In securing the overhaul of NAFTA, now called the U.S.-Mexico-Canada Agreement, Lighthizer managed to bring together an unlikely group of allies that rallied behind the deal he struck with House Democrats. AFL-CIO President Richard Trumka, Democratic Senator Sherrod Brown and others -- who for decades existed on the fringes of the trade debate -- last week came out to support the agreement.
Lighthizer for years advocated for more worker-oriented trade policies. That history helped him at the negotiating table because stronger labor provisions were one of the key demands of Democratic lawmakers.
But the path there wasn’t easy. The months-long negotiations with Mexico and Canada, and the subsequent talks with Democrats, threatened to fall apart more than once. The president and his advisers who mistrusted Pelosi complicated the process, said people involved in the talks.
“The renegotiated USMCA that will be voted on is improved despite the president, not because of him,” said Michael Wessel, who works with the United Steelworkers union.

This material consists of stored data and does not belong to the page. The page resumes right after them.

template <int BM, int BN, bool AK, bool BKM>
static int launch_glds(const GemmP& p, bool atomic, hipStream_t s) {
  const int nt = (p.K / 32 + p.splits - 1) / p.splits;
  size_t lds = (size_t)(nt < KLAB_GLDS_STAGES ? nt : KLAB_GLDS_STAGES) * (BM + BN) * 64;
  if (!atomic) {
    const size_t epi = (size_t)epilogue_lds_bytes<BM, BN>(p.c_f32);
    if (epi > lds) lds = epi;
    return launch_kernel(gemm_glds_kernel<BM, BN, AK, BKM, false>, p, BM, BN, lds, s);
  }
  return launch_kernel(gemm_glds_kernel<BM, BN, AK, BKM, true>, p, BM, BN, lds, s);
}
// ... 146 lines not shown
    if (t + 1 < nt) store(smem + (cur ^ 1) * STAGE);
    __syncthreads();
  }
#pragma unroll
  for (int i = 0; i < MI; ++i) {
    const int m = bm0 + wm + i * 16 + (lane & 15);
    const float sam = sc.sa[m < p.M ? m : p.M - 1];
#pragma unroll
    for (int j = 0; j < NI; ++j) {
      const int n0 = bn0 + wn + j * 16 + (lane >> 4) * 4;
#pragma unroll
      for (int r = 0; r < 4; ++r) {
        const int n = n0 + r < p.N ? n0 + r : p.N - 1;
        acc[i][j][r] *= sam * sc.sb[(long)n * sc.sb_stride];
      }
    }
  }
  float alpha = p.alpha;
  if (p.alpha_dev) alpha *= p.alpha_dev[0];
  staged_epilogue<bf16_t, BM, BN, MI, NI>(p, acc, alpha, smem, bm0, bn0, wm, wn, tid, lane);
}


__device__ __forceinline__ void mfma_fp8_asm2(f32x4& acc, const u32x4& x, const u32x4& y) {
  asm volatile("v_mfma_f32_16x16x32_fp8_fp8 %0, %1, %2, %0\n\tv_mfma_f32_16x16x32_fp8_fp8 %0, %3, %4, %0"
               : "+v"(acc)
               : "v"(__builtin_shufflevector(x, x, 0, 1)), "v"(__builtin_shufflevector(y, y, 0, 1)), "v"(__builtin_shufflevector(x, x, 2, 3)),
                 "v"(__builtin_shufflevector(y, y, 2, 3)));
}

template <int BM, int BN>
__device__ __forceinline__ void gemm_glds_fp8_body(const GemmP& p, const Fp8Scales& sc, const int bid = blockIdx.x) {
  typedef bf16_t T;
  constexpr int BK = 64;
  constexpr int WTM = BM / 2, WTN = BN / 2, MI = WTM / 16, NI = WTN / 16;
  typedef GldsOperand<BM, true, 4, BM / 32, char> OA;
  typedef GldsOperand<BN, true, 4, BN / 32, char> OB;
  extern __shared__ __attribute__((aligned(16))) char smem[];
  const int tid = threadIdx.x, lane = tid & 63;
  const int wave = __builtin_amdgcn_readfirstlane(tid >> 6);
  const int wm = (wave >> 1) * WTM, wn = (wave & 1) * WTN;
  KLAB_GLDS_WORK(BK)

  OA oa; OB ob;
  oa.init(reinterpret_cast<const char*>(p.A), p.lda, bm0, p.M, wave, lane, wm);
  ob.init(reinterpret_cast<const char*>(p.B), p.ldb, bn0, p.N, wave, lane, wn);
#define KLAB_RING_MMA(ACC, A, B) mfma_fp8_asm2(ACC, B, A);
#define KLAB_RING_TWO_BASES 0
#define KLAB_RING_DRAIN4 0
#include "gemm_glds_loop.h"
  float alpha = p.alpha;
  if (p.alpha_dev) alpha *= p.alpha_dev[0];
#pragma unroll
  for (int i = 0; i < MI; ++i) {
    const int m = bm0 + wm + i * 16 + (lane & 15);
    const float sam = sc.sa[m < p.M ? m : p.M - 1];
#pragma unroll
    for (int j = 0; j < NI; ++j) {
      const int n0 = bn0 + wn + j * 16 + (lane >> 4) * 4;
#pragma unroll
      for (int r = 0; r < 4; ++r) {
        const int n = n0 + r < p.N ? n0 + r : p.N - 1;
        acc[i][j][r] *= sam * sc.sb[(long)n * sc.sb_stride];
      }
    }
  }
  __syncthreads();
  staged_epilogue<T, BM, BN, MI, NI>(p, acc, alpha, smem, bm0, bn0, wm, wn, tid, lane);
}
template <int BM, int BN>
__global__ __launch_bounds__(256) void gemm_glds_fp8_kernel(GemmP p, Fp8Scales sc) { gemm_glds_fp8_body<BM, BN>(p, sc); }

The week in Washington was so eventful that it was easy to overlook a major development in Geneva. For many countries and supporters of the multilateral trading system, what happened to the WTO’s appellate body was an ominous sign. For Lighthizer, it was a long overdue win.
On Dec. 11, the WTO’s appellate body lost its quorum of members who can decide on appeals and thus became paralyzed, unable to take on new cases. The development wasn’t unexpected -- coming after two years of haggling with the Trump administration, which has accused the panel of judicial overreach, among other issues.
The criticism predates the current U.S. administration and in private, America heard much support for its views. But unlike previous administrations, this one set down an ultimatum, and here too, Lighthizer got his way. He pushed for the system to be dramatically reformed or dismantled. When it didn’t, the U.S. just blocked the appointment of new appellate members.
Looking back on the week, Dan DiMicco, the former CEO of Nucor Steel, said Lighthizer delivered on the centerpieces of the trade agenda they both helped craft for the Trump administration: NAFTA, China and the WTO.
“He is the driver,” DiMicco said of Lighthizer. “Without him none of this would be possible.”